The Form records all insider or employee activity involving the buying and selling of a company's stock.
11-K is used to report employee transactions and transactions involving employee stock purchase savings or retirement plans.
This Form must be filed annually, even if the issuer of the securities offered to employees according to the plan also files annual reports under Section 13(a) or 15(d) of the Exchange Act.
An 11-K is not required to be filed in case of stock option plans, restricted stock plans, or other incentive compensation plans.
Through form 11-K, an issuer's employees are provided with financial information to assess the performance of the stock plan or the investment vehicle.
SEC Form 11-K in detail
It is used for annual reports filed under Section 15(d) of the Securities Exchange Act,1934 for an employee stock purchase plan, savings plan, or other similar plans.

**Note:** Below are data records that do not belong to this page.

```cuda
#include "../../include/pmvs_b200.h"

namespace pmvs {

void set_error(const char* fmt, ...);
void count_launch(int n = 1);

void prof_begin(const char* what, cudaStream_t st);
void prof_end(cudaStream_t st);

inline int check_launch(const char* what, cudaStream_t st = nullptr) {
  cudaError_t e = cudaPeekAtLastError();
  if (e != cudaSuccess) {
    cudaGetLastError();
    set_error("%s: %s", what, cudaGetErrorString(e));
    return PMVS_ERR_CUDA;
  }
  prof_end(st);
  count_launch();
  return PMVS_OK;
}

#define PMVS_REQUIRE(cond, ...)     \
  do {                              \
    if (!(cond)) {                  \
      pmvs::set_error(__VA_ARGS__); \
      return PMVS_ERR_ARG;          \
    }                               \
  } while (0)

#define PMVS_TRY(expr)           \
  do {                           \
    int _rc = (expr);            \
    if (_rc != PMVS_OK) return _rc; \
  } while (0)

static inline int cdiv(long long a, long long b) { return (int)((a + b - 1) / b); }

inline int sm_count() {
  static int n = 0;
  if (n == 0) {
    int dev = 0, v = 0;
    cudaGetDevice(&dev);
    n = (cudaDeviceGetAttribute(&v, cudaDevAttrMultiProcessorCount, dev) == cudaSuccess && v > 0) ? v : 132;
  }
  return n;
}

__device__ __forceinline__ float4 ldg4(const float* p) { return __ldg(reinterpret_cast<const float4*>(p)); }
__device__ __forceinline__ void st4(float* p, float4 v) { *reinterpret_cast<float4*>(p) = v; }

typedef float2 f32x2;
__device__ __forceinline__ f32x2 pack2(float a, float b) { return make_float2(a, b); }
__device__ __forceinline__ void unpack2(f32x2 v, float& a, float& b) { a = v.x; b = v.y; }
__device__ __forceinline__ f32x2 fma2(f32x2 a, f32x2 b, f32x2 c) { return make_float2(__fmaf_rn(a.x, b.x, c.x), __fmaf_rn(a.y, b.y, c.y)); }
__device__ __forceinline__ f32x2 add2(f32x2 a, f32x2 b) { return make_float2(__fadd_rn(a.x, b.x), __fadd_rn(a.y, b.y)); }
__device__ __forceinline__ f32x2 mul2(f32x2 a, f32x2 b) { return make_float2(__fmul_rn(a.x, b.x), __fmul_rn(a.y, b.y)); }
__device__ __forceinline__ f32x2 sub2(f32x2 a, f32x2 b) { return make_float2(__fsub_rn(a.x, b.x), __fsub_rn(a.y, b.y)); }

enum {
  OPT_EDGE = 1,
  OPT_KNN = 2,
  OPT_FETCH = 3,
  OPT_GEMM = 4,
  OPT_DEBUG_IDX = 5,
  OPT_COUNT = 16
};
int opt(int key);

template <typename K>
inline int ensure_dyn_smem(K kernel, int bytes, unsigned long long& done_mask, const char* what) {
  int dev = 0;
  if (cudaGetDevice(&dev) != cudaSuccess || dev < 0 || dev > 63) dev = 0;
  if (done_mask & (1ull << dev)) return PMVS_OK;
  if (cudaFuncSetAttribute(kernel, cudaFuncAttributeMaxDynamicSharedMemorySize, bytes) != cudaSuccess) {
    cudaGetLastError();
    set_error("%s: cannot reserve %d bytes of shared memory", what, bytes);
    return PMVS_ERR_CUDA;
  }
  done_mask |= 1ull << dev;
  return PMVS_OK;
}

struct BnCoef {
  float mean, invstd;
};
__device__ __forceinline__ BnCoef bn_coef(double s1, double s2, double count, float eps) {
  double m = s1 / count;
  double var = s2 / count - m * m;
  if (var < 0.0) var = 0.0;
  BnCoef c;
  c.mean = (float)m;
  c.invstd = (float)(1.0 / sqrt(var + (double)eps));
  return c;
}
__device__ __forceinline__ float bn_apply(float x, float mean, float invstd, float g, float b) {
  return __fadd_rn(__fmul_rn(__fmul_rn(__fsub_rn(x, mean), invstd), g), b);
}

int launch_knn3d_cand(const float* xyz, int32_t* idx32, unsigned short* cand, int clouds, int D, int H, int W,
                      cudaStream_t st);
int launch_knn3d(const float* xyz, int64_t* idx64, int32_t* idx32, int clouds, int D, int H, int W,
                 int ksize, int knn, cudaStream_t st);
int launch_transpose(const float* in, float* out, int batch, int R, int C, cudaStream_t st);

struct GemmArgs {
  const float* x;
  int ldx;
  const float* w;
  float* y;
  int ldy;
  int groups, rows_per_group, cin, cout;
  const double* in_stats;
  const float* in_gamma;
  const float* in_beta;
  double in_count;
  float eps;
  double* out_stats;
// ... 90 lines not shown
```

### pointmvsnet_b200/csrc/edge_tile.cu

```cuda
#include <algorithm>
#include <cuda.h>

#include "common.cuh"

namespace pmvs {

namespace {

constexpr int ET_THREADS = 256;
constexpr int ET_WARPS = ET_THREADS / 32;
constexpr int ET_CP = 32;
constexpr int ET_LPP = ET_CP / 4;
constexpr int ET_PPW = 32 / ET_LPP;

typedef CUresult (*EncodeTiledFn)(CUtensorMap*, CUtensorMapDataType, cuuint32_t, void*, const cuuint64_t*,
                                  const cuuint64_t*, const cuuint32_t*, const cuuint32_t*, CUtensorMapInterleave,
                                  CUtensorMapSwizzle, CUtensorMapL2promotion, CUtensorMapFloatOOBfill);

EncodeTiledFn encode_fn() {
  static EncodeTiledFn fn = [] {
    void* p = nullptr;
    cudaDriverEntryPointQueryResult q;
    if (cudaGetDriverEntryPoint("cuTensorMapEncodeTiled", &p, cudaEnableDefault, &q) != cudaSuccess ||
        q != cudaDriverEntryPointSuccess)
      p = nullptr;
    cudaGetLastError();
    return (EncodeTiledFn)p;
  }();
  return fn;
}

__device__ __forceinline__ unsigned smem_u32(const void* p) { return (unsigned)__cvta_generic_to_shared(p); }

template <int TX, int TY>
struct TileGeom {
  static constexpr int HX = TX + 4, HY = TY + 4;
  static constexpr int ROWS = PMVS_NUM_HYP * HY * HX;
  static constexpr int NPTS = PMVS_NUM_HYP * TY * TX;
  static constexpr int BYTES = ROWS * ET_CP * 4;
  static constexpr int SMEM = BYTES;
};

constexpr int ET_COEF = 6;

template <int COUT, bool APPLY, int TX, int TY>
__global__ void __launch_bounds__(ET_THREADS, 3) edge_tile_kernel(const __grid_constant__ CUtensorMap tm,
                                                                   const EdgeTileArgs a) {
  using G = TileGeom<TX, TY>;
  static_assert(COUT % ET_CP == 0, "edge_tile: channels must be a multiple of 32");
  static_assert(G::NPTS % (ET_WARPS * ET_PPW) == 0, "edge_tile: every thread owns NPTS / 32 points");
  constexpr int LD = 2 * COUT;
  constexpr int SLABS = COUT / ET_CP;
  constexpr int STEPS = G::NPTS / (ET_WARPS * ET_PPW);
  static_assert(G::HX == 12 && G::HY == 8, "the kNN kernel's 16-bit codes are row offsets of a 12 x 8 x 5 halo tile");
  extern __shared__ __align__(128) float halo[];
  __shared__ __align__(8) unsigned long long bar;
  __shared__ float part[APPLY ? 1 : ET_WARPS][APPLY ? 1 : 2 * ET_CP];
  __shared__ __align__(16) float coef[APPLY ? ET_COEF * COUT : 4];
  __shared__ int s_last;

  const int g = blockIdx.z;
  const int tid = threadIdx.x, warp = tid >> 5, lane = tid & 31;
  const int sub = lane / ET_LPP, cl = (lane % ET_LPP) * 4;
  const int gh = a.gh, gw = a.gw;
  const int tiles_x = (gw + TX - 1) / TX, tiles_per_cloud = tiles_x * ((gh + TY - 1) / TY);
  const int tiles_per_group = tiles_per_cloud * a.clouds_per_group;
  const int HW = gh * gw, N = PMVS_NUM_HYP * HW;
  const int rows_per_group = a.clouds_per_group * N;
  const unsigned bar_addr = smem_u32(&bar);

  if (tid == 0) {
    asm volatile("mbarrier.init.shared::cta.b64 [%0], 1;" ::"r"(bar_addr));
    asm volatile("fence.mbarrier_init.release.cluster;" ::: "memory");
  }
  if (APPLY) {
    const float* cg = a.coef + (size_t)g * ET_COEF * COUT;
    for (int c = tid; c < ET_COEF * COUT; c += ET_THREADS) coef[c] = __ldg(cg + c);
  }
  static_assert(TX * TY == ET_WARPS * ET_PPW && STEPS == PMVS_NUM_HYP, "edge_tile: one layer of the tile per step");
  const int tq = warp * ET_PPW + sub, tx = tq % TX, ty = tq / TX;
  const int pb0 = ((-2 * G::HY + ty) * G::HX + tx) * ET_CP + cl;
  constexpr int LAYER = G::HY * G::HX * ET_CP;
  __syncthreads();
// ... 138 lines not shown
      unpack2(n2_lo, v[4], v[5]); unpack2(n2_hi, v[6], v[7]);
#pragma unroll
      for (int off = ET_LPP; off < 32; off <<= 1) {
#pragma unroll
        for (int q = 0; q < 8; ++q) v[q] += __shfl_xor_sync(0xffffffffu, v[q], off);
      }
      if (sub == 0) {
#pragma unroll
        for (int q = 0; q < 8; ++q) part[warp][(q >> 2) * ET_CP + cl + (q & 3)] = v[q];
      }
      __syncthreads();
      double* o = a.nstats + (size_t)g * 2 * COUT;
      if (tid < 2 * ET_CP) {
        double t = 0.0;
#pragma unroll
        for (int wq = 0; wq < ET_WARPS; ++wq) t += (double)part[wq][tid];
        atomicAdd(o + (tid / ET_CP) * COUT + ch0 + (tid % ET_CP), t);
      }
    }
  }

  if (!APPLY) {
    __threadfence();
    __syncthreads();
    if (tid == 0) {
      const unsigned t = atomicAdd(a.ticket + g, 1u);
      s_last = t == gridDim.x - 1;
    }
    __syncthreads();
    if (s_last) {
      __threadfence();
      const double* sc = a.cstats + (size_t)g * 4 * COUT;
      const double* sn = a.nstats + (size_t)g * 2 * COUT;
      float* cg = a.coef + (size_t)g * ET_COEF * COUT;
      const double cnt_c = (double)rows_per_group, cnt_n = (double)rows_per_group * PMVS_KNN;
      for (int c = tid; c < COUT; c += ET_THREADS) {
        const BnCoef kn = bn_coef(__ldcg(sn + c), __ldcg(sn + COUT + c), cnt_n, a.eps);
        const int gn = a.concat_central ? COUT + c : c;
        const float A = kn.invstd * a.gamma[gn];
        cg[c] = A;
        cg[COUT + c] = fmaf(-kn.mean, A, a.beta[gn]);
        if (a.concat_central) {
          const BnCoef kc = bn_coef(sc[c], sc[2 * COUT + c], cnt_c, a.eps);
          cg[2 * COUT + c] = kc.mean; cg[3 * COUT + c] = kc.invstd; cg[4 * COUT + c] = a.gamma[c]; cg[5 * COUT + c] = a.beta[c];
        }
      }
    }
  }
}
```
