+GpuVerifyResult GpuCtx::fetchVerifyResult(bool* waited)
+{
+    if (waited) *waited = impl->verifyDirty;
     if (!impl->verifyDirty) return GpuVerifyResult{0, ~0ULL};
     HIP_CHECK(hipMemcpyAsync(impl->verifyOutHost, impl->verifyOutDev,
                              2 * sizeof(unsigned long long), hipMemcpyDeviceToHost,
                              impl->stream));
-    HIP_CHECK(hipStreamSynchronize(impl->stream));
-    GpuVerifyResult r{impl->verifyOutHost[0], impl->verifyOutHost[1]};
-    impl->verifyOutHost[0] = 0;
-    impl->verifyOutHost[1] = ~0ULL;
-    HIP_CHECK(hipMemcpyAsync(impl->verifyOutDev, impl->verifyOutHost,
-                             2 * sizeof(unsigned long long), hipMemcpyHostToDevice,
+    HIP_CHECK(hipMemcpyAsync(impl->verifyOutDev, impl->verifyResetDev,
+                             2 * sizeof(unsigned long long), hipMemcpyDeviceToDevice,
                              impl->stream));
-    HIP_CHECK(hipStreamSynchronize(impl->stream));
+    HIP_CHECK(hipEventRecord(impl->fetchEvent, impl->stream));
+    HIP_CHECK(hipEventSynchronize(impl->fetchEvent));
     impl->verifyDirty = false;
-    return r;
+    return GpuVerifyResult{impl->verifyOutHost[0], impl->verifyOutHost[1]};
 }
 
 void GpuCtx::fillRandDev(int slot, uint64_t len, uint64_t seed, bool fastAlgo)
@@ -917,4 +1035,52 @@
     return (double)len * iters / (ms / 1000.0) / 1e9;
 }
 
-}
+double gpuH2DLinkProbeGBs(void* hostBase, uint64_t hostLen, uint64_t blockSize, int numStreams,
+                          int passes, int dev)
+{
+    if (!blockSize || hostLen < blockSize || numStreams < 1 || numStreams > 16 || passes < 1)
+        throw std::invalid_argument("gpuH2DLinkProbeGBs: bad geometry");
+    HIP_CHECK(hipSetDevice(dev));
+    HIP_CHECK(hipHostRegister(hostBase, hostLen, hipHostRegisterDefault));
+
+    std::vector<hipStream_t> streams(numStreams, nullptr);
+    std::vector<char*> devBufs(numStreams, nullptr);
+    double gbs = 0;
+    try {
+        for (int s = 0; s < numStreams; s++) {
+            HIP_CHECK(hipStreamCreateWithFlags(&streams[s], hipStreamNonBlocking));
+            HIP_CHECK(hipMalloc(&devBufs[s], blockSize));
+        }
+        const uint64_t numBlocks = hostLen / blockSize;
+        auto onePass = [&] {
+            for (uint64_t b = 0; b < numBlocks; b++) {
+                int s = (int)(b % numStreams);
+                HIP_CHECK(hipMemcpyAsync(devBufs[s], (char*)hostBase + b * blockSize, blockSize,
+                                         hipMemcpyHostToDevice, streams[s]));
+            }
+        };
+        auto drain = [&] {
+            for (auto s : streams) HIP_CHECK(hipStreamSynchronize(s));
+        };
+        onePass();
+        drain();
+        auto t0 = std::chrono::steady_clock::now();
+        for (int p = 0; p < passes; p++) onePass();
+        drain();
+        double dt = std::chrono::duration<double>(std::chrono::steady_clock::now() - t0).count();
+        gbs = (double)numBlocks * blockSize * passes / dt / 1e9;
+    } catch (...) {
+        for (auto s : streams)
+            if (s) (void)hipStreamDestroy(s);
+        for (auto p : devBufs)
+            if (p) (void)hipFree(p);
+        (void)hipHostUnregister(hostBase);
+        throw;
+    }
+    for (auto s : streams) (void)hipStreamDestroy(s);
+    for (auto p : devBufs) (void)hipFree(p);
+    (void)hipHostUnregister(hostBase);
+    return gbs;
+}
+
+}
diff --git a/elbencho_amd/csrc/module.cpp b/elbencho_amd/csrc/module.cpp
--- a/elbencho_amd/csrc/module.cpp
+++ b/elbencho_amd/csrc/module.cpp
@@ -12,6 +12,7 @@
 #include <unistd.h>
 
 #include <fcntl.h>
+#include <sys/mman.h>
 
 #include "crc.h"
 #include "engine.h"
@@ -115,6 +116,16 @@
     return c;
 }
 
+py::object histVecToList(const std::vector<uint64_t>& v)
+{
+    static const std::vector<uint64_t> emptyVec = LatencyHistogram().toVec();
+    if (v == emptyVec) {
+        static py::object* emptyList = new py::object(py::cast(emptyVec));
+        return *emptyList;
+    }
+    return py::cast(v);
+}
+
 py::dict resultToDict(const WorkerResult& r)
 {
     py::dict d;
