-    const int arow0 = wm * (BM / 2) + l31;
-    const int brow0 = wn * (BN / WN) + l31;
-    auto frags = [&](int buf, int s, Frag (&av)[TM], Frag (&bv)[TN]) {
-      const unsigned char* As = smem + buf * STAGE;
-      const unsigned char* Bs = As + ABYTES;
-      const int ch = (2 * s + hh) ^ kx;
-#pragma unroll
-      for (int i = 0; i < TM; ++i)
-        av[i] = *reinterpret_cast<const Frag*>(As + (arow0 + 32 * i) * 128 + (ch << 4));
-#pragma unroll
-      for (int j = 0; j < TN; ++j)
-        bv[j] = *reinterpret_cast<const Frag*>(Bs + (brow0 + 32 * j) * 128 + (ch << 4));
-    };
-    floatx16 acc[TM][TN];
-#pragma unroll
-    for (int i = 0; i < TM; ++i)
-#pragma unroll
-      for (int j = 0; j < TN; ++j)
-#pragma unroll
-        for (int r = 0; r < 16; ++r) acc[i][j][r] = 0.f;
-    auto mfmas = [&](const Frag (&av)[TM], const Frag (&bv)[TN]) {
-      if constexpr (TMR_WS_EXP == 2) {
-        asm volatile("" ::"v"(av[0]), "v"(bv[0]), "v"(av[TM - 1]), "v"(bv[TN - 1]));
-        return;
-      }
-      __builtin_amdgcn_s_setprio(1);
-      if constexpr (F32) {
-#pragma unroll
-        for (int t = 0; t < 4; ++t)
-#pragma unroll
-          for (int i = 0; i < TM; ++i)
-#pragma unroll
-            for (int j = 0; j < TN; ++j)
-              acc[i][j] = __builtin_amdgcn_mfma_f32_32x32x2f32(av[i][t], bv[j][t], acc[i][j], 0, 0, 0);
-      } else {
-#pragma unroll
-        for (int i = 0; i < TM; ++i)
-#pragma unroll
-          for (int j = 0; j < TN; ++j)
-            acc[i][j] = __builtin_amdgcn_mfma_f32_32x32x16_bf16(av[i], bv[j], acc[i][j], 0, 0, 0);
-      }
-      __builtin_amdgcn_s_setprio(0);
-    };
-    const int ng = ntl * nk;
-    auto stage_g = [&](int G) {
-      const int ti = G / nk;
-      stage((mlo + ms + ti * mstr) * BM, G - ti * nk, G % NST);
-    };
+inline bool dgrad_rows_identity(const GemmArgs& a) {
+  return a.ntaps == 1 && a.osy == 1 && a.osx == 1 && a.oyc == 0 && a.oxc == 0 && a.oy0 == 0 &&
+         a.ox0 == 0 && a.wr0 == 0 && a.ws0 == 0 && a.sy == 1 && a.sx == 1 &&
+         (long)a.Hs * a.Ws == (long)a.dHW.d && a.Ws == (int)a.dW.d && a.oH == a.Hs && a.oW == a.Ws;
+}
 
-    if (ntl > 0) {
-      stage_g(0);
-      if (ng > 1) stage_g(1);
-      int g = 0;
-      for (int i = 0; i < ntl; ++i) {
-        for (int kt = 0; kt < nk; ++kt) {
-          if (g + 1 < ng)
-            asm volatile("s_waitcnt vmcnt(%0)" ::"n"(2 * NIA) : "memory");
-          else
-            asm volatile("s_waitcnt vmcnt(0)" ::: "memory");
-          ws_barrier();
-          const int buf = g % NST;
-          Frag a0[TM], b0[TN], a1[TM], b1[TN];
-          frags(buf, 0, a0, b0);
-          if (g + 2 < ng) stage_g(g + 2);
-          frags(buf, 1, a1, b1);
-          mfmas(a0, b0);
-          frags(buf, 2, a0, b0);
-          mfmas(a1, b1);
-          frags(buf, 3, a1, b1);
-          mfmas(a0, b0);
-          mfmas(a1, b1);
-          ++g;
-        }
-        ws_barrier();
-#pragma unroll
-        for (int i2 = 0; i2 < TM; ++i2)
-#pragma unroll
-          for (int j = 0; j < TN; ++j)
-#pragma unroll
-            for (int r = 0; r < 16; ++r) {
-              const int row = wm * (BM / 2) + 32 * i2 + (r & 3) + 8 * (r >> 2) + 4 * hh;
-              stg[row * LDC + scol(row, wn * (BN / WN) + 32 * j + l31)] = acc[i2][j][r];
-              acc[i2][j][r] = 0.f;
-            }
-        ws_barrier();
-      }
-    }
-    ws_barrier();
-    ws_barrier();
-    return;
-  }
-
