__global__ __launch_bounds__(CRIT_THREADS) void criterion_kernel(const float* logits, const float* spans, const float* targets,
                                                                 const int64_t* pred_idx, const int64_t* tgt_idx, const int32_t* count,
                                                                 const float* proj_q, const float* vid_sum, const float* empty_w,
                                                                 int n_layers, int B, int Q, int G, int Dc, int fg, float temperature,
                                                                 const float* weights, float* losses, float* total) {
    __shared__ unsigned char matched[CRIT_MAX_BQ];
    __shared__ float lgt[CRIT_MAX_BQ];
    __shared__ float red[4];
    const int tid = threadIdx.x, lane = tid & 63, wave = tid >> 6;
    const int width = Q < G ? Q : G;
    const int bg = 1 - fg;
    {
        const int l = blockIdx.x;
        const float* lg = logits + (int64_t)l * B * Q * 2;
        const float* sp = spans + (int64_t)l * B * Q * 2;
        for (int i = tid; i < B * Q; i += CRIT_THREADS) matched[i] = 0;
        if (proj_q && vid_sum) {
            const bool vec = (Dc % 4 == 0) && (((uintptr_t)proj_q | (uintptr_t)vid_sum) % 16 == 0);
            for (int i = tid >> 2; i < B * Q; i += CRIT_THREADS / 4) {
                const int b = i / Q, part = tid & 3;
                const float* pq = proj_q + ((int64_t)l * B * Q + i) * Dc;
                const float* vs = vid_sum + (int64_t)b * Dc;
                float d = 0.f;
                if (vec) {
                    for (int k = part * 4; k < Dc; k += 16) {
                        const f32x4 x = *(const f32x4*)(pq + k), y = *(const f32x4*)(vs + k);
                        d += x[0] * y[0] + x[1] * y[1] + x[2] * y[2] + x[3] * y[3];
                    }
// ... 55 lines not shown
                csum += -pos / npos + (mx + logf(se));
            }
            contr = block_sum(csum, red) / (float)B;
        }
        if (tid == 0) {
            float ls = span_sum / (2.f * npairs);
            float lgi = giou_sum / npairs;
            float ll = label_sum / (float)(B * Q);
            float ce = 100.f - correct * (100.f / npairs);
            float* o = losses + l * 5;
            o[0] = ls; o[1] = lgi; o[2] = ll; o[3] = ce; o[4] = contr;
        }
    }
}

__global__ void criterion_total_kernel(const float* losses, const float* weights, int n_layers, float* total) {
    if (threadIdx.x != 0) return;
    float t = 0.f;
    for (int l = 0; l < n_layers; ++l) {
        const float* o = losses + l * 5;
        t += weights[0] * o[0] + weights[1] * o[1] + weights[2] * o[2] + weights[4] * o[4];
    }
    total[0] = t;
}

__global__ __launch_bounds__(CRIT_THREADS) void criterion_bwd_kernel(const float* logits, const float* spans, const float* targets,
                                                                     const int64_t* pred_idx, const int64_t* tgt_idx, const int32_t* count,
                                                                     const float* proj_q, const float* vid_sum, const float* empty_w,
                                                                     int B, int Q, int G, int Dc, int fg, float temperature,
                                                                     const float* weights, const float* upstream,
                                                                     float* dlogits, float* dspans, int ldo, int through_sigmoid,
                                                                     float* dproj_q, float* dvid_sum) {
    __shared__ unsigned char matched[CRIT_MAX_BQ];
    __shared__ float lgt[CRIT_MAX_BQ];
    __shared__ float red[4];
    const int tid = threadIdx.x, lane = tid & 63, wave = tid >> 6;
    const int width = Q < G ? Q : G;
    const int bg = 1 - fg;
    const int l = blockIdx.x;
    const int slice = blockIdx.y, nslice = gridDim.y;
    const float up = upstream ? upstream[0] : 1.f;
    const float* lg = logits + (int64_t)l * B * Q * 2;
    const float* sp = spans + (int64_t)l * B * Q * 2;
    float* dlg = dlogits + (int64_t)l * B * Q * ldo;
    float* dsp = dspans + (int64_t)l * B * Q * ldo;
    for (int i = tid; i < B * Q; i += CRIT_THREADS) {
        matched[i] = 0;
        if (slice == 0) { dsp[ldo * i] = 0.f; dsp[ldo * i + 1] = 0.f; }
    }
    __syncthreads();
    float npairs = 0.f;
    for (int i = tid; i < B * width; i += CRIT_THREADS) {
        int b = i / width, slot = i % width;
        if (slot < count[l * B + b]) npairs += 1.f;
    }
// ... 63 lines not shown
            for (int q = 0; q < Q; ++q) { mx = fmaxf(mx, lgt[b * Q + q]); npos += matched[b * Q + q] ? 1.f : 0.f; }
            float se = 0.f;
            for (int q = 0; q < Q; ++q) se += expf(lgt[b * Q + q] - mx);
            const float dl = wc * (expf(lgt[i] - mx) / se - (matched[i] ? 1.f / npos : 0.f));
            const float* pq = proj_q + ((int64_t)l * B * Q + i) * Dc;
            const float* vs = vid_sum + (int64_t)b * Dc;
            float* dpq = dproj_q + ((int64_t)l * B * Q + i) * Dc;
            for (int k = lane; k < Dc; k += 64) {
                dpq[k] = dl * vs[k];
                unsafeAtomicAdd(dvid_sum + (int64_t)b * Dc + k, dl * pq[k]);
            }
        }
    }
}

}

Alternatively, in the interests which constitute securities registered under the Securities Exchange Act 1934, such as the issuer's 401(k) employee savings plan with a component of the company stock fund.
It is not required to be filed for stock option plans, restricted stock plans, or other incentive compensation plans.
It is required to be filed even though the issuer of the securities also files its annual reports under Section 13(a) or 15(d) of the Securities Exchange Act.
Rule 15d-21 under the Securities Exchange Act provides that an 11-K may be disclosed as a part of the issuer's annual report for the plan in some instances.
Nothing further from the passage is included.